DATASET EXTRACT:
=== Begin Enclosure ===
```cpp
struct FrameWorkspace {
    FrameCtl* ctl;
    int32_t* alive[2];
    float *rays_t, *xyzs, *dirs, *deltas, *enc, *sigmas, *rgbs;
    float *enc_pal, *enc_clip, *aux;
    void* edit;
    float *s_o, *s_d, *s_noise, *s_far, *s_ws, *s_depth, *s_image, *s_aux;
    int32_t* scratch;
    int32_t* partials[2];
    HostedConst* hosted;
    int32_t* qctr;
    StragglerRec* qrecs;
    uint8_t* rowflag;
    uint64_t bytes;
};
static FrameWorkspace carve(void* base, uint32_t N, uint32_t aux_stride = 0, bool with_clip = false) {
    FrameWorkspace w;
    uint64_t off = 0;
    auto take = [&](uint64_t nbytes) { char* p = base ? static_cast<char*>(base) + off : nullptr; off += align256(nbytes); return p; };
    const uint64_t n = N ? N : 1;
    w.ctl = reinterpret_cast<FrameCtl*>(take(2 * sizeof(FrameCtl)));
    w.alive[0] = reinterpret_cast<int32_t*>(take(n * 4));
    w.alive[1] = reinterpret_cast<int32_t*>(take(n * 4));
    w.rays_t = reinterpret_cast<float*>(take(n * 4));
    w.xyzs = reinterpret_cast<float*>(take(n * 12));
    w.dirs = reinterpret_cast<float*>(take(n * 12));
    w.deltas = reinterpret_cast<float*>(take(n * 8));
    w.enc = reinterpret_cast<float*>(take(n * 16 * 2 * 4));
    w.sigmas = reinterpret_cast<float*>(take(n * 4));
    w.rgbs = reinterpret_cast<float*>(take(n * 12));
    w.scratch = reinterpret_cast<int32_t*>(take((kHdr + 2 * (n / kRayBlock + 2)) * 4));
    w.partials[0] = reinterpret_cast<int32_t*>(take((kMaxMarchBlocks + kHostedBlocks) * 4));
    w.partials[1] = reinterpret_cast<int32_t*>(take((kMaxMarchBlocks + kHostedBlocks) * 4));
    w.enc_pal = w.enc_clip = w.aux = nullptr;
    w.edit = nullptr;
    if (aux_stride) {
        w.edit = take(pnr_internal_edit_device_bytes());
        w.enc_pal = reinterpret_cast<float*>(take(n * 16 * 2 * 4));
        if (with_clip) w.enc_clip = reinterpret_cast<float*>(take(n * 16 * 2 * 4));
        w.aux = reinterpret_cast<float*>(take(n * aux_stride * 4));
    }
    w.s_o = reinterpret_cast<float*>(take(n * 12)); w.s_d = reinterpret_cast<float*>(take(n * 12));
    w.s_noise = reinterpret_cast<float*>(take(n * 4)); w.s_far = reinterpret_cast<float*>(take(n * 4));
    w.s_ws = reinterpret_cast<float*>(take(n * 4)); w.s_depth = reinterpret_cast<float*>(take(n * 4));
    w.s_image = reinterpret_cast<float*>(take(n * 12));
    w.s_aux = aux_stride ? reinterpret_cast<float*>(take(n * aux_stride * 4)) : nullptr;
    w.hosted = reinterpret_cast<HostedConst*>(take(sizeof(HostedConst)));
    w.qctr = reinterpret_cast<int32_t*>(take(2 * kQueueCtrs * 4));
    w.qrecs = reinterpret_cast<StragglerRec*>(take(n * sizeof(StragglerRec)));
    w.rowflag = reinterpret_cast<uint8_t*>(take(n));
    w.bytes = off;
    return w;
}

struct FrameOpts {
#define PNR_OPTION(name, def, set, env, what)
#define PNR_FRAME_OPTION(name, def, set, env, what) int name;
#include "options.def"
};
static FrameOpts frame_opts_now() {
    FrameOpts o;
#define PNR_OPTION(name, def, set, env, what)
#define PNR_FRAME_OPTION(name, def, set, env, what) o.name = g_opt_##name;
#include "options.def"
// ... 396 lines not shown
```

palettenerf_amd/csrc/frame_plan.hpp:

```cpp
#pragma once
#include <stdint.h>

namespace pnr {

constexpr uint32_t kRayBlock = 256;
#ifndef PNR_MAX_MARCH_BLOCKS
#define PNR_MAX_MARCH_BLOCKS 4096
#endif
constexpr uint32_t kMaxMarchBlocks = PNR_MAX_MARCH_BLOCKS;
constexpr uint32_t kResidentMarchBlocks = 1280;

inline uint64_t align256(uint64_t v) { return (v + 255) & ~uint64_t(255); }
inline uint32_t plan_cdiv(uint32_t a, uint32_t b) { return (a + b - 1) / b; }
inline uint32_t plan_min(uint32_t a, uint32_t b) { return a < b ? a : b; }

inline uint32_t first_chunk(uint32_t predicted, uint32_t margin) {
    return predicted ? plan_min(predicted + 1u + margin, 1024u) : 8u;
}
inline uint32_t next_chunk(uint32_t chunk, uint32_t& looks, uint32_t predicted) {
    if (looks == 0) chunk = predicted ? 4u : 8u;
    if (++looks >= 4 && chunk < 64) chunk *= 2;
    return chunk;
}
inline uint32_t rows_upper_bound(uint32_t alive_ub, uint32_t N) { return (uint64_t)alive_ub * 8 < N ? alive_ub * 8 : N; }
inline uint32_t lookup_blocks(uint32_t rows_ub) { return plan_cdiv(rows_ub, 256); }
inline uint32_t lookup_blocks_capped(uint32_t rows_ub) { return plan_min(lookup_blocks(rows_ub), 1024u); }
inline uint32_t field_blocks(uint32_t rows_ub) { return plan_min(lookup_blocks(rows_ub), 512u); }
inline uint32_t march_budget(bool hosted, int iter, int budget_first, int budget_later) { return hosted ? (uint32_t)(iter == 0 ? budget_first : budget_later) : 0u; }
inline int march_mode(uint32_t budget) { return budget ? 2 : 1; }
inline uint32_t march_blocks(uint32_t alive_ub, int mode, int march_blocks_option) {
    const uint32_t ray_blocks = plan_cdiv(alive_ub, kRayBlock);
    uint32_t cap = kMaxMarchBlocks;
    if (mode == 2) {
        if (march_blocks_option > 0 && march_blocks_option < 65536) cap = plan_min((uint32_t)march_blocks_option, kMaxMarchBlocks);
        else if (ray_blocks >= 2 * kResidentMarchBlocks) cap = kResidentMarchBlocks;
    }
    return plan_min(ray_blocks, cap);
}

}
```

Baseline: 3.073 billion samples/s.

## Prefetch field encodings before weight sync and drop per-tile block barriers

The field kernel now gives each wave its own tile of rays through a new wave-tile mapping instead of block-wide tiles. For the f16x3 path, the hash-encoding rows, directions and ray index are loaded before the first weight-LDS wait, so those global loads overlap the weight copy. The two __syncthreads per tile used for the per-block alive count are replaced by per-wave atomics into counts_cur indexed by wt>>3. A waves_per_eu hint of 4 is added for the f16x3 path, which caps registers per thread. That cap risks spills, and the changed counts indexing must still match what the consumer expects.

Measured after the change: 3.182 billion samples/s (median of 6 runs). 3.5% higher.

```diff
diff --git a/palettenerf_amd/csrc/field_core.hpp b/palettenerf_amd/csrc/field_core.hpp
--- a/palettenerf_amd/csrc/field_core.hpp
+++ b/palettenerf_amd/csrc/field_core.hpp
@@ -208,28 +208,31 @@
 
 struct FieldOut { float sigma_logit, o0, o1, o2; };
 
-__device__ __forceinline__ void load_enc_rows8(const float* __restrict__ enc, size_t level_stride, uint32_t row, bool valid, int h, float x[2][8]) {
+__device__ __forceinline__ void load_enc_raw8(const float* __restrict__ enc, size_t level_stride, uint32_t row, int h, f32x2 (&v)[8]) {
     const f32x2* p[8];
-    f32x2 v[8];
 #pragma unroll
     for (int kb = 0; kb < 2; kb++)
 #pragma unroll
         for (int q = 0; q < 4; q++) p[4 * kb + q] = reinterpret_cast<const f32x2*>(enc + ((size_t)(8 * kb + 4 * h + q) * level_stride + row) * 2);
     load8_fresh(p, v);
+}
+__device__ __forceinline__ void enc_rows8_of(const f32x2 (&v)[8], bool valid, float x[2][8]) {
 #pragma unroll
     for (int kb = 0; kb < 2; kb++)
 #pragma unroll
         for (int q = 0; q < 4; q++) { x[kb][2 * q] = valid ? v[4 * kb + q].x : 0.0f; x[kb][2 * q + 1] = valid ? v[4 * kb + q].y : 0.0f; }
 }
+__device__ __forceinline__ void load_enc_rows8(const float* __restrict__ enc, size_t level_stride, uint32_t row, bool valid, int h, float x[2][8]) {
+    f32x2 v[8];
+    load_enc_raw8(enc, level_stride, row, h, v);
+    enc_rows8_of(v, valid, x);
+}
 template <bool CHECK, bool LO = true>
-__device__ __forceinline__ FieldOut nerf_field_tile_f16x3(const unsigned char* __restrict__ w, int lane, bool valid, const float* __restrict__ enc,
-                                                          size_t level_stride, uint32_t row, float dx, float dy, float dz, float enc_scale,
-                                                          SplitWatch<CHECK>& sw) {
+__device__ __forceinline__ FieldOut nerf_field_tile_f16x3_rows(const unsigned char* __restrict__ w, int lane, float x[2][8], float dx, float dy, float dz,
+                                                               float enc_scale, SplitWatch<CHECK>& sw) {
     const int h = lane >> 5;
     h8 bh[2], bl[2];
     {
-        float x[2][8];
-        load_enc_rows8(enc, level_stride, row, valid, h, x);
         if (enc_scale != 1.0f) {
 #pragma unroll
             for (int j = 0; j < 8; j++) { x[0][j] *= enc_scale; x[1][j] *= enc_scale; }
@@ -292,6 +295,14 @@
     head3_valu(w + 20 * kF16BlockBytes + (uint32_t)h * kVecHeadHalfBytes, d0, d1, o);
     out.o0 = o[0]; out.o1 = o[1]; out.o2 = o[2];
     return out;
+}
+template <bool CHECK, bool LO = true>
+__device__ __forceinline__ FieldOut nerf_field_tile_f16x3(const unsigned char* __restrict__ w, int lane, bool valid, const float* __restrict__ enc,
+                                                          size_t level_stride, uint32_t row, float dx, float dy, float dz, float enc_scale,
+                                                          SplitWatch<CHECK>& sw) {
+    float x[2][8];
+    load_enc_rows8(enc, level_stride, row, valid, lane >> 5, x);
+    return nerf_field_tile_f16x3_rows<CHECK, LO>(w, lane, x, dx, dy, dz, enc_scale, sw);
 }
 
 __device__ __forceinline__ FieldOut nerf_field_tile_f32(const float* __restrict__ w, int lane, bool valid, const float* __restrict__ enc,
diff --git a/palettenerf_amd/csrc/frame.hip b/palettenerf_amd/csrc/frame.hip
--- a/palettenerf_amd/csrc/frame.hip
+++ b/palettenerf_amd/csrc/frame.hip
@@ -931,7 +931,8 @@
 
 constexpr int kFieldThreads = 512;
 template <int PREC, bool CHECK>
-__global__ void __launch_bounds__(kFieldThreads) k_frame_field(const FrameCtl* __restrict__ ctl, const float* __restrict__ enc, uint32_t level_stride,
+__global__ void __launch_bounds__(kFieldThreads) __attribute__((amdgpu_waves_per_eu((PREC != 0 && !CHECK) ? 4 : 2)))
+k_frame_field(const FrameCtl* __restrict__ ctl, const float* __restrict__ enc, uint32_t level_stride,
                                                                const float* __restrict__ dirs, const float* __restrict__ deltas,
                                                                const float* __restrict__ packed, float density_scale, float enc_scale, float* __restrict__ sigmas,
                                                                float* __restrict__ rgbs, int fuse_mode, float T_thresh, int32_t* __restrict__ rays_alive,
@@ -943,28 +944,51 @@
     const bool fuse = fuse_mode && n_step == 1;
     const bool fuse_rays = fuse_mode == 2 && n_step > 1;
     const uint32_t rpw = fuse_rays ? (32u / n_step) * n_step : 32u;
-    const uint32_t rpt = rpw * (kFieldThreads / PNR_WAVE);
-    const uint32_t ntiles = (B + rpt - 1) / rpt;
-    if (blockIdx.x >= ntiles) return;
+    const uint32_t nwt = (B + rpw - 1) / rpw;
+    constexpr uint32_t kWaves = kFieldThreads / PNR_WAVE;
+    if (field_wave_tile(0, 0, blockIdx.x, gridDim.x, kWaves) >= nwt) return;
     __shared__ float w[kPackedFloats];
-    __shared__ int wsum[kFieldThreads / PNR_WAVE];
     for (int i = threadIdx.x * 4; i < kPackedFloats; i += kFieldThreads * 4) lds_copy16(&packed[i], &w[i]);
-    bool weights_ready = false;
-    const int lane = threadIdx.x & 63, wave = threadIdx.x >> 6, h = lane >> 5;
+    const int lane = threadIdx.x & 63, h = lane >> 5;
+    const uint32_t wave = (uint32_t)__builtin_amdgcn_readfirstlane((int)(threadIdx.x >> 6));
     const uint32_t l = (uint32_t)lane & 31u;
-    for (uint32_t tile = blockIdx.x; tile < ntiles; tile += gridDim.x) {
-        const uint32_t n = tile * rpt + wave * rpw + l;
-        const bool mine = l < rpw && n < B;
-        const float dl0 = mine ? deltas[(size_t)n * 2] : 0.0f;
+    for (uint32_t it = 0;; it++) {
+        const uint32_t wt = field_wave_tile(it, wave, blockIdx.x, gridDim.x, kWaves);
+        const bool have = wt < nwt;
+        if (it != 0 && !have) break;
+        const uint32_t n = wt * rpw + l;
+        const bool mine = have && l < rpw && n < B;
+        f32x2 dl = {0.0f, 0.0f};
+        if (mine) dl = *reinterpret_cast<const f32x2*>(deltas + (size_t)n * 2);
+        int index_early = 0;
+        if (fuse && mine && h == 0) index_early = rays_alive[n];
+        const float dl0 = dl.x;
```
=== End Enclosure ===
WHAT THE TASK ASKS: When a line in the data above contains the string "constexpr", copy that line.

RESULT:
constexpr uint32_t kRayBlock = 256;
constexpr uint32_t kMaxMarchBlocks = PNR_MAX_MARCH_BLOCKS;
constexpr uint32_t kResidentMarchBlocks = 1280;
 constexpr int kFieldThreads = 512;
+    constexpr uint32_t kWaves = kFieldThreads / PNR_WAVE;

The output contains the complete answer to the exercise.